One of the biggest barriers to moving up in class is the people in your
starter class. Family, friends, neighbors... almost all of them will start to
get very aggressive with you if you seriously try to better yourself. I
remember being accused of using too many "five dollar words", being a nerd for
spending time learning technology, being a _loser_ for reading books! I found
the crab bucket mentality to be very real. I tried to encourage others to have
the strength to stand against it, but few did. I don't really talk to anyone I
knew from back then anymore.

Going from middle to upper middle was interesting as well. There you also see
pressure to stay as you are but it's less overt and more of a second order
effect of trying to keep up with the Jones.
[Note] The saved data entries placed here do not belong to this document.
@@ -428,6 +446,12 @@
       e |= seen ? 0u : ENT_META_UNSEEN;
     }
     ia.ent[i] = e;
+    if constexpr (REGION) ia.slot_id[i] = home;
+    deferred = state == ES_DEFER;
+  }
+  {
+    const unsigned long long md = __ballot(deferred);
+    if (lane == 0) ia.defer[blockIdx.x] = md;
   }
   store_records_wave(a, first, live, o0, o1);
   __builtin_amdgcn_wave_barrier();
@@ -462,6 +486,83 @@
     if (lane < MAX_WORLD) xa.wave_cnt[(uint64_t)blockIdx.x * MAX_WORLD + lane] = (uint8_t)mine_cnt;
     const unsigned long long ml = __ballot(rem_owner != KEY_NO_OWNER && rem_owner != xa.rank && rem_long);
     if (ml && lane == 0) atomicAdd(&ia.stats->n_xl, (unsigned long long)__popcll(ml));
+  }
+}
+
+constexpr uint32_t REGION_TILE = 4096;
+constexpr uint32_t REGION_MAX = 1024;
+struct RegionArgs {
+  const uint32_t* home;
+  uint64_t n;
+  uint32_t shift;
+  uint32_t n_regions;
+  uint64_t n_tiles;
+  unsigned long long* cnt;
+  uint32_t* list;
+};
+
+template <class F>
+__device__ __forceinline__ void region_tile_each(const RegionArgs& g, F f) {
+  const uint64_t base = (uint64_t)blockIdx.x * REGION_TILE + threadIdx.x * 4u;
+#pragma unroll
+  for (uint32_t p = 0; p < REGION_TILE / 1024u; p++) {
+    const uint64_t i0 = base + p * 1024u;
+    uint32_t v[4] = {SID_NONE, SID_NONE, SID_NONE, SID_NONE};
+    if (i0 + 4 <= g.n) {
+      const uint4 q = *(const uint4*)(g.home + i0);
+      v[0] = q.x; v[1] = q.y; v[2] = q.z; v[3] = q.w;
+    } else {
+      for (uint32_t k = 0; i0 + k < g.n; k++) v[k] = g.home[i0 + k];
+    }
+#pragma unroll
+    for (uint32_t k = 0; k < 4; k++)
+      if (v[k] != SID_NONE) f((uint32_t)(i0 + k), v[k]);
+  }
+}
+
+__global__ void __launch_bounds__(256) k_region_count(RegionArgs g) {
+  __shared__ uint32_t hist[REGION_MAX];
+  for (uint32_t k = threadIdx.x; k < g.n_regions; k += 256u) hist[k] = 0u;
+  __syncthreads();
+  region_tile_each(g, [&](uint32_t, uint32_t slot) { atomicAdd(&hist[slot >> g.shift], 1u); });
+  __syncthreads();
+  for (uint32_t k = threadIdx.x; k < g.n_regions; k += 256u) g.cnt[(uint64_t)k * g.n_tiles + blockIdx.x] = hist[k];
+  if (blockIdx.x == 0 && threadIdx.x == 0) g.cnt[(uint64_t)g.n_regions * g.n_tiles] = 0ull;
+}
+
+__global__ void __launch_bounds__(256) k_region_scatter(RegionArgs g) {
+  __shared__ uint32_t cur[REGION_MAX];
+  for (uint32_t k = threadIdx.x; k < g.n_regions; k += 256u) cur[k] = (uint32_t)g.cnt[(uint64_t)k * g.n_tiles + blockIdx.x];
+  __syncthreads();
+  region_tile_each(g, [&](uint32_t i, uint32_t slot) { g.list[atomicAdd(&cur[slot >> g.shift], 1u)] = i; });
+}
+
+__global__ void __launch_bounds__(256) k_insert_regions(InsertArgs a, ctmr_record* records, const uint32_t* list,
+                                                        const unsigned long long* total) {
+  const uint64_t t = (uint64_t)blockIdx.x * 256 + threadIdx.x;
+  uint64_t i = t;
+  if (list) {
+    if (t >= *total) return;
+    i = list[t];
+  } else if (t >= a.n || a.slot_id[t] == SID_NONE) {
+    return;
+  }
+  const uint4* c = (const uint4*)(a.t.arena + a.ref0 + i);
+  const uint4 c0 = c[0], c1 = c[1], c2 = c[2];
+  const unsigned long long meta = (unsigned long long)c0.x | ((unsigned long long)c0.y << 32);
+  const unsigned long long s[5] = {(unsigned long long)c0.z | ((unsigned long long)c0.w << 32),
+                                   (unsigned long long)c1.x | ((unsigned long long)c1.y << 32),
+                                   (unsigned long long)c1.z | ((unsigned long long)c1.w << 32),
+                                   (unsigned long long)c2.x | ((unsigned long long)c2.y << 32),
+                                   (unsigned long long)c2.z | ((unsigned long long)c2.w << 32)};
+  const uint32_t state = insert_probe_h(a, i, meta, s, key_hash(meta, s));
+  if (state == ES_CLAIMED) return;
+  if (state == ES_DEFER) {
+    ((uint8_t*)(a.ent + i))[0] = (uint8_t)(CTMR_ST_PASS | (ES_DEFER << 3));
+    defer_mark(a, i);
+  } else {
+    mark_dup(a.ent, records, (uint32_t)i);
+    if (state != ES_DUP) ((uint8_t*)(a.ent + i))[0] = (uint8_t)(CTMR_ST_PASS | (state << 3));
   }
 }
 
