__device__ __forceinline__ bf16x8 s4t_frag_tr(const char* __restrict__ a) {
    typedef short4s __attribute__((address_space(3))) * lds_ptr;
    const short4s lo = __builtin_amdgcn_ds_read_tr16_b64_v4i16((lds_ptr)(a));
    const short4s hi = __builtin_amdgcn_ds_read_tr16_b64_v4i16((lds_ptr)(a + 4 * 256));
    union { short s[8]; bf16x8 v; } u;
    u.s[0] = lo[0]; u.s[1] = lo[1]; u.s[2] = lo[2]; u.s[3] = lo[3];
    u.s[4] = hi[0]; u.s[5] = hi[1]; u.s[6] = hi[2]; u.s[7] = hi[3];
    return u.v;
}

template <bool HASR, int NS>
__global__ __launch_bounds__(512, NS == 2 ? 2 : 1) void gemm_s4t_kernel(const __bf16* __restrict__ A, int lda, const __bf16* __restrict__ B, int ldb,
                                                                        __bf16* __restrict__ C, int ldc, const __bf16* __restrict__ R, int M,
                                                                        int N, int K, int tiles_m, int tiles_n, int remap) {
    __shared__ __attribute__((aligned(1024))) char smem[NS * S4T_STAGE];
    const int wg = remap ? xcd_remap(blockIdx.x, tiles_m * tiles_n) : (int)blockIdx.x;
    const int tm = wg / tiles_n, tn = wg - tm * tiles_n;
    const int m0 = tm * 128, n0 = tn * 128;
    const int nk = K / S4T_BK;
    const int lane = threadIdx.x & 63, wave = __builtin_amdgcn_readfirstlane(threadIdx.x >> 6);
    const int wr = wave >> 1, wc = wave & 1;

    const int sr = lane >> 2, sc = (lane & 3) ^ (((lane >> 5) & 1) << 1);
    const __bf16* const ga = A + (size_t)min(m0 + 16 * wave + sr, M - 1) * lda + 8 * sc;
    const __bf16* gb[2];
#pragma unroll
    for (int u = 0; u < 2; ++u) {
        const int kr = 8 * wave + 4 * u + (lane >> 4);
        const int fx = 2 * ((kr & 3) | ((kr >> 1) & 4));
        const int col = min(n0 + 8 * ((lane & 15) ^ fx), N - 8);
        gb[u] = B + (size_t)kr * ldb + col;
    }
    const size_t stepB = (size_t)S4T_BK * ldb;
#define S4T_ISSUE(t)                                                                                                              \
    do {                                                                                                                          \
        char* st_ = smem + ((t) % NS) * S4T_STAGE;                                                                                \
        const __bf16* sa_ = ga + (size_t)(t) * S4T_BK;                                                                            \
        __builtin_amdgcn_global_load_lds((s4t_gptr)(sa_), (s4t_lptr)(st_ + ((wave * 2) << 10)), 16, 0, 0);                        \
        __builtin_amdgcn_global_load_lds((s4t_gptr)(sa_ + 32), (s4t_lptr)(st_ + ((wave * 2 + 1) << 10)), 16, 0, 0);               \
        __builtin_amdgcn_global_load_lds((s4t_gptr)(gb[0] + (size_t)(t) * stepB), (s4t_lptr)(st_ + S4T_HALF + wave * 2048), 16, 0, 0);        \
        __builtin_amdgcn_global_load_lds((s4t_gptr)(gb[1] + (size_t)(t) * stepB), (s4t_lptr)(st_ + S4T_HALF + wave * 2048 + 1024), 16, 0, 0); \
    } while (0)
    const int fr_off = (lane & 15) * 64 + ((((lane >> 4) ^ (((lane >> 3) & 1) << 1))) << 4);
#define S4T_FRAGA(img, blk, kb) (*reinterpret_cast<const bf16x8*>((img) + (((blk) * 2 + (kb)) << 10) + fr_off))
    const int tg = lane >> 4, tq = (lane & 15) >> 2, tp = lane & 3;
    const int tfx = 2 * (tq + 4 * (tg & 1));
    const int tb_off = (8 * tg + tq) * 256 + ((tp & 1) << 3);
    const int tp1 = tp >> 1;
#define S4T_FRAGB(img, cb, kb) s4t_frag_tr((img) + (kb) * (32 * 256) + tb_off + (((((2 * (cb)) ^ tfx)) | tp1) << 4))

    floatx4 acc[2][4];
#pragma unroll
    for (int i = 0; i < 2; ++i)
#pragma unroll
        for (int j = 0; j < 4; ++j) acc[i][j] = floatx4{0.f, 0.f, 0.f, 0.f};

#pragma unroll
    for (int t = 0; t < NS - 1; ++t)
        if (t < nk) S4T_ISSUE(t);
    for (int t = 0; t < nk; ++t) {
        if (NS == 4 && t + 2 < nk) asm volatile("s_waitcnt vmcnt(8)" ::: "memory");
        else if (NS >= 3 && t + 1 < nk) asm volatile("s_waitcnt vmcnt(4)" ::: "memory");
        else asm volatile("s_waitcnt vmcnt(0)" ::: "memory");
        __builtin_amdgcn_s_barrier();
        __builtin_amdgcn_sched_barrier(0);
        if (t + NS - 1 < nk) S4T_ISSUE(t + NS - 1);
        const char* sa = smem + (t % NS) * S4T_STAGE;
        const char* sb = sa + S4T_HALF;
#pragma unroll
        for (int kb = 0; kb < 2; ++kb) {
            bf16x8 bfr[4], afr[2];
#pragma unroll
            for (int j = 0; j < 4; ++j) bfr[j] = S4T_FRAGB(sb, wc * 4 + j, kb);
#pragma unroll
            for (int i = 0; i < 2; ++i) afr[i] = S4T_FRAGA(sa, wr * 2 + i, kb);
#pragma unroll
            for (int i = 0; i < 2; ++i)
#pragma unroll
                for (int j = 0; j < 4; ++j) acc[i][j] = __builtin_amdgcn_mfma_f32_16x16x32_bf16(bfr[j], afr[i], acc[i][j], 0, 0, 0);
        }
    }
#undef S4T_ISSUE
#undef S4T_FRAGA
#undef S4T_FRAGB
    __syncthreads();
    char* wl = smem + wave * 8192;
    const int row0 = m0 + wr * 32, col0 = n0 + wc * 64;
    const int l15 = lane & 15, q = lane >> 4;
    const int c8 = lane & 7, cc = col0 + 8 * c8, r0 = lane >> 3;
    const bool col_ok = cc + 8 <= N;
    bf16x8 rv[HASR ? 4 : 1];
#pragma unroll
    for (int it = 0; it < 4; ++it) {
        const int r = it * 8 + r0;
        if (HASR && col_ok && row0 + r < M) rv[it] = *reinterpret_cast<const bf16x8*>(R + (size_t)(row0 + r) * ldc + cc);
    }
#pragma unroll
    for (int i = 0; i < 2; ++i) {
        const int r = i * 16 + l15;
#pragma unroll
        for (int j = 0; j < 4; ++j) {
            const int c16 = j * 4 + q;
            *reinterpret_cast<floatx4*>(wl + r * 256 + ((c16 ^ (r & 7)) << 4)) = acc[i][j];
        }
    }
#pragma unroll
    for (int it = 0; it < 4; ++it) {
        const int r = it * 8 + r0;
        const floatx4 v0 = *reinterpret_cast<const floatx4*>(wl + r * 256 + (((2 * c8) ^ (r & 7)) << 4));
        const floatx4 v1 = *reinterpret_cast<const floatx4*>(wl + r * 256 + (((2 * c8 + 1) ^ (r & 7)) << 4));
        float v[8] = {v0[0], v0[1], v0[2], v0[3], v1[0], v1[1], v1[2], v1[3]};
        if (col_ok && row0 + r < M) {
            const size_t o = (size_t)(row0 + r) * ldc + cc;
            if (HASR) {
#pragma unroll
                for (int j = 0; j < 8; ++j) v[j] += (float)rv[it][j];
            }
            bf16x8 ov;
#pragma unroll
            for (int j = 0; j < 8; ++j) ov[j] = (__bf16)v[j];
            *reinterpret_cast<bf16x8*>(C + o) = ov;
        }
    }
}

The amount of debt that I saw the
average middle class person bury themselves in just to achieve what they
thought represented a slightly higher class than they actually lived was
astounding. You can't move up in class when you're living paycheck to paycheck
to pay for your car leases, oversized mortgage and credit cards balances that
are full from paying for regular international travel.

Every step I've made has meant breaking ties with the people who weren't happy
to see me move on. Now I find myself at the glass ceiling and this time
there's very real pressure from _above_ to stay where I'm at. Rich people may
let you in the door occasionally but it will be on their terms. It's up to you
as a person to decide if you're willing to contort yourself to their demands.
Yes you can "hit it big" with a startup or something but there's a lot of
chance involved in that. At this stage you're best off living below your means
and investing since upper middle class people have a pretty meaningful revenue
stream. Just not enough to call it quits and retire.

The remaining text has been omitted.